# Video output - picture quality



## daz100 (Feb 3, 2011)

1080i or 720p any difference?

The picture is not as good as the v+ sa box. Am I missing something?


----------



## TCM2007 (Dec 25, 2006)

Usual advice is to try both and see which one you like better!


----------



## daz100 (Feb 3, 2011)

I thought I might have missed something as the SD picture is much, much worse than the SA V+ box


----------



## Andy C (Jun 7, 2002)

I find the SD upscaling is softer than the V+. Menus and SD screens all look better in 720p imo.


A.


----------



## TCM2007 (Dec 25, 2006)

Does it force upscale SD, or offer you the chance to output 576i and let your TV do it?


----------



## Tony Hoyle (Apr 1, 2002)

In theory it offers you the chance to use native scaling, but the video menu is broken.. it always selected 1080i (or 720p).


----------



## Andy C (Jun 7, 2002)

You can override the automatic resolution setting. It selects 1080i for me (which is correct, even tho the TV supports 1080p), but I only check 720p and select Continue.

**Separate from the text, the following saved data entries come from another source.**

#define C3X_K 32
#define C3X_P 72
__global__ __launch_bounds__(256, 2) void conv3x3_c3_x3_kernel(ConvP p, int tiles_x, int tiles_y, int ncb, int n_items) {
  constexpr int HW_ = 34, HROWS = 10;
  constexpr int EPI_B = 4 * 64 * 68 * 4;
  constexpr int A_B = 256 * C3X_P * 2;
  static_assert(A_B + HROWS * HW_ * 4 * 4 <= EPI_B, "im2col rows + halo fit the staging area");
  __shared__ __attribute__((aligned(16))) unsigned char lds_raw[EPI_B + 64 * C3X_P * 2];
  float* et_base = reinterpret_cast<float*>(lds_raw);
  _Float16* As = reinterpret_cast<_Float16*>(lds_raw);
  float* Hs = reinterpret_cast<float*>(lds_raw + A_B);
  _Float16* Ws = reinterpret_cast<_Float16*>(lds_raw + EPI_B);

  const int tid = threadIdx.x;
  const int lane = tid & 63;
  const int wave = tid >> 6;
  const int l31 = lane & 31, lhi = lane >> 5;
  const int Cin = p.Cin, K = 9 * Cin;
  const int rowf = HW_ * Cin;

  int cur_cb = -1;
  auto load_weights = [&](int cb) {
    for (int i = tid; i < 64 * C3X_K; i += 256) {
      const int co = i >> 5, k = i & 31;
      float v = 0.f;
      if (k < K && cb * 64 + co < p.Cout) v = p.w[(long)(cb * 64 + co) * K + k];
      const _Float16 h = (_Float16)v;
      Ws[co * C3X_P + k] = h;
      Ws[co * C3X_P + 32 + k] = (_Float16)(v - (float)h);
    }
  };

  f32x16 acc[2][2];
  const bool has_act = p.epi_act != KEEP_ACT_NONE;
  const int py = tid >> 5, px = tid & 31;
  struct Item { int cb, tx, ty, n; };
  auto decode = [&](int item) {
    Item it;
    const int lid = xcd_remap(item, n_items);
    it.cb = lid % ncb;
    int t = lid / ncb;
    it.tx = t % tiles_x; t /= tiles_x;
    it.ty = t % tiles_y;
    it.n = t / tiles_y;
    return it;
  };
  constexpr int HV = (HROWS * HW_ * 3 + 255) / 256;
  float hv[HV], amax_raw = 0.f;
  auto load_halo = [&](const Item& it) {
    const float* img = p.in + (long)it.n * p.H * p.W * p.in_ld;
    const int oy0 = it.ty * 8, ox0 = it.tx * 32;
#pragma unroll
    for (int u = 0; u < HV; ++u) {
      const int i = tid + u * 256;
      hv[u] = 0.f;
      if (i < HROWS * rowf) {
        const int hy = i / rowf, r = i - hy * rowf;
        const int hx = r / Cin, c = r - hx * Cin;
        const int iy = oy0 - 1 + hy, ix = ox0 - 1 + hx;
        if (iy >= 0 && iy < p.H && ix >= 0 && ix < p.W) hv[u] = img[((long)iy * p.W + ix) * p.in_ld + c];
      }
    }
    if (p.in_amax) amax_raw = p.in_amax[it.n];
  };
  int amax_n = -1;
  float amax_seen = 0.f;
  int item = blockIdx.x;
  if (item >= n_items) return;
  Item nxt = decode(item);
  load_halo(nxt);
  for (; item < n_items; item += gridDim.x) {
    const Item cur = nxt;
    const int cb = cur.cb, tx = cur.tx, ty = cur.ty, n = cur.n;
    const int oy0 = ty * 8, ox0 = tx * 32, n0 = cb * 64;
    float in_s = 1.f, in_inv = 1.f;
    if (p.in_amax) x3_range_scale(amax_raw, in_s, in_inv);
    __syncthreads();
    if (cb != cur_cb) {
      load_weights(cb);
      cur_cb = cb;
    }
#pragma unroll
    for (int u = 0; u < HV; ++u)
      if (tid + u * 256 < HROWS * rowf) Hs[tid + u * 256] = hv[u] * in_s;
    if (item + (int)gridDim.x < n_items) {
      nxt = decode(item + gridDim.x);
      load_halo(nxt);
    }
    __syncthreads();
    {
      float vals[C3X_K];
#pragma unroll
      for (int k = 0; k < C3X_K; ++k) vals[k] = 0.f;
#pragma unroll
      for (int kh = 0; kh < 3; ++kh)
#pragma unroll
        for (int kwc = 0; kwc < 9; ++kwc)
          if (kwc < 3 * Cin && kh * 3 * Cin + kwc < C3X_K) vals[kh * 3 * Cin + kwc] = Hs[(py + kh) * rowf + px * Cin + kwc];
      f16x8 hi[4], lo[4];
#pragma unroll
      for (int k = 0; k < C3X_K; ++k) {
        const _Float16 h = (_Float16)vals[k];
        hi[k >> 3][k & 7] = h;
        lo[k >> 3][k & 7] = (_Float16)(vals[k] - (float)h);
      }
      __syncthreads();
#pragma unroll
      for (int q = 0; q < 4; ++q) {
        *reinterpret_cast<f16x8*>(&As[tid * C3X_P + q * 8]) = hi[q];
        *reinterpret_cast<f16x8*>(&As[tid * C3X_P + 32 + q * 8]) = lo[q];
      }
    }
    __syncthreads();
#pragma unroll
    for (int i = 0; i < 2; ++i)
#pragma unroll
      for (int j = 0; j < 2; ++j)
#pragma unroll
        for (int r = 0; r < 16; ++r) acc[i][j][r] = 0.f;
#pragma unroll
    for (int ks = 0; ks < 2; ++ks) {
      f16x8 ah[2], al[2], bh[2], bl[2];
#pragma unroll
      for (int i = 0; i < 2; ++i) {
        const _Float16* src = &As[(wave * 64 + i * 32 + l31) * C3X_P + ks * 16 + lhi * 8];
        ah[i] = *reinterpret_cast<const f16x8*>(src);
        al[i] = *reinterpret_cast<const f16x8*>(src + 32);
      }
#pragma unroll
      for (int j = 0; j < 2; ++j) {
        const _Float16* src = &Ws[(j * 32 + l31) * C3X_P + ks * 16 + lhi * 8];
        bh[j] = *reinterpret_cast<const f16x8*>(src);
        bl[j] = *reinterpret_cast<const f16x8*>(src + 32);
      }
#pragma unroll
      for (int i = 0; i < 2; ++i)
#pragma unroll
        for (int j = 0; j < 2; ++j) {
          MMA_X3(acc[i][j], ah[i], al[i], bh[j], bl[j])
        }
    }
    __syncthreads();
    constexpr int EP = 68;
    float* et = et_base + wave * 64 * EP;
#pragma unroll
    for (int i = 0; i < 2; ++i)
#pragma unroll
      for (int j = 0; j < 2; ++j)
#pragma unroll
        for (int r = 0; r < 16; ++r) et[(i * 32 + (r & 3) + 8 * (r >> 2) + 4 * lhi) * EP + j * 32 + l31] = acc[i][j][r] * in_inv;
    __builtin_amdgcn_s_waitcnt(0xc07f);
    const int c4 = (lane & 15) * 4, prow = lane >> 4;
    const int co = n0 + c4;
    const bool cok = co < p.Cout;
    float s4[4] = {0.f, 0.f, 0.f, 0.f}, ss4[4] = {0.f, 0.f, 0.f, 0.f};
    float amx = 0.f;
    float4 bias4 = make_float4(0.f, 0.f, 0.f, 0.f);
    if (p.bias && cok) bias4 = *reinterpret_cast<const float4*>(p.bias + co);
#pragma unroll 8
    for (int q16 = 0; q16 < 16; ++q16) {
      if (!cok) break;
      const int pxl = q16 * 4 + prow;
      const int oy = oy0 + 2 * wave + (pxl >> 5);
      const long m = ((long)n * p.Ho + oy) * p.Wo + ox0 + (pxl & 31);
      const float4 v = *reinterpret_cast<const float4*>(et + pxl * EP + c4);
      float e[4] = {v.x + bias4.x, v.y + bias4.y, v.z + bias4.z, v.w + bias4.w};
      if (has_act) {
#pragma unroll
        for (int q = 0; q < 4; ++q) e[q] = p.fast ? act_apply_fast(e[q], p.epi_act) : act_apply(e[q], p.epi_act);
      }
      if (KEEP_NT_C3)
        __builtin_nontemporal_store((f32x4){e[0], e[1], e[2], e[3]}, reinterpret_cast<f32x4*>(p.out + m * p.out_ld + co));
      else
        *reinterpret_cast<float4*>(p.out + m * p.out_ld + co) = make_float4(e[0], e[1], e[2], e[3]);
#pragma unroll
      for (int q = 0; q < 4; ++q) {
        s4[q] += e[q];
        ss4[q] += e[q] * e[q];
        amx = fmaxf(amx, fabsf(e[q]));
      }
    }
    if (p.out_amax) {
      if (n != amax_n) {
        amax_n = n;
        amax_seen = 0.f;
      }
      if (__builtin_amdgcn_ballot_w64(amx > amax_seen) != 0ull) {
        unsigned b = __float_as_uint(amx);
#pragma unroll
        for (int o = 32; o > 0; o >>= 1) b = max(b, (unsigned)__shfl_xor((int)b, o));
        unsigned* dst = p.out_amax + n;
        unsigned seen = b;
        if (lane == 0) {
          seen = *reinterpret_cast<volatile unsigned*>(dst);
          if (b > seen) atomicMax(dst, b);
        }
        seen = max(b, (unsigned)__builtin_amdgcn_readfirstlane((int)seen));
        amax_seen = fmaxf(amax_seen, __uint_as_float(seen));
      }
    }
    if (p.stats) {
#pragma unroll
      for (int q = 0; q < 4; ++q) {
        s4[q] = xor32_sum(xor16_sum(s4[q]));
        ss4[q] = xor32_sum(xor16_sum(ss4[q]));
      }
      if (lane < 16 && cok) {
        float* dst = p.stats + (((long)n * p.stats_P + (ty * tiles_x + tx) * 4 + wave) * p.Cout + co) * 2;
#pragma unroll
        for (int q = 0; q < 4; ++q) {
          dst[q * 2 + 0] = s4[q];
          dst[q * 2 + 1] = ss4[q];
        }
      }
    }
  }
}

@TCM The box outputs and upscales to whatever resolution it's set to.


----------



## Tony Hoyle (Apr 1, 2002)

Even if you override it the only options that work are 720p and 1080i 

Even if you go into the menu and deselect everything except 576i it'll use 720p! The help page is very clear that it should be using the native resolution for SD if you select it, but that doesn't work.


----------



## richw (Jul 27, 2002)

Tony Hoyle said:


> Even if you override it the only options that work are 720p and 1080i


Mine was stuck on 576p for a while, that seems to be the default if nothing is selected.


----------



## Tony Hoyle (Apr 1, 2002)

I had a problem with the handshake on one TV only allowing 576p so I connected SCART (which disables autodetect and enables all options - apparently VM think SCART supports 1080p) switched everything on, then switched back to HDMI - worked a treat


----------



## Brangdon (Feb 9, 2001)

Tony Hoyle said:


> - apparently VM think SCART supports 1080p


So they do. Thanks. My installed had enabled 1080p, but after I'd fiddled with it I couldn't get it back. Now I know why: he'd also connected the SCART, and I'd disconnected it.

Putting the SCART back let me re-enable 1080p, but now I find it doesn't work.


----------



## Lysander (Sep 18, 2003)

Disappointed that this is not implemented properly. I too have found that all SD content is upscaled to 720P. Hope this gets fixed soon, otherwise my scaler is currently an expensive HDMI switch


----------



## jonphil (Aug 7, 2002)

Brangdon said:


> So they do. Thanks. My installed had enabled 1080p, but after I'd fiddled with it I couldn't get it back. Now I know why: he'd also connected the SCART, and I'd disconnected it.
> 
> Putting the SCART back let me re-enable 1080p, but now I find it doesn't work.


I have scart in the back of mine and 1080p is still grayed out  ??


----------



## Major dude (Oct 28, 2002)

On video output screen in settings I have 576p,720p showing.
But can I confirm that the optimised output is being used depending on whether the programme is in sd or hd?

I know it should be obvious just use your eyes and it looks alright then what is the problem, but it would be nice to able to confirm in info what the current res is.


----------



## Lysander (Sep 18, 2003)

I looked at the info page on my tv for details on the format of the received signal.


----------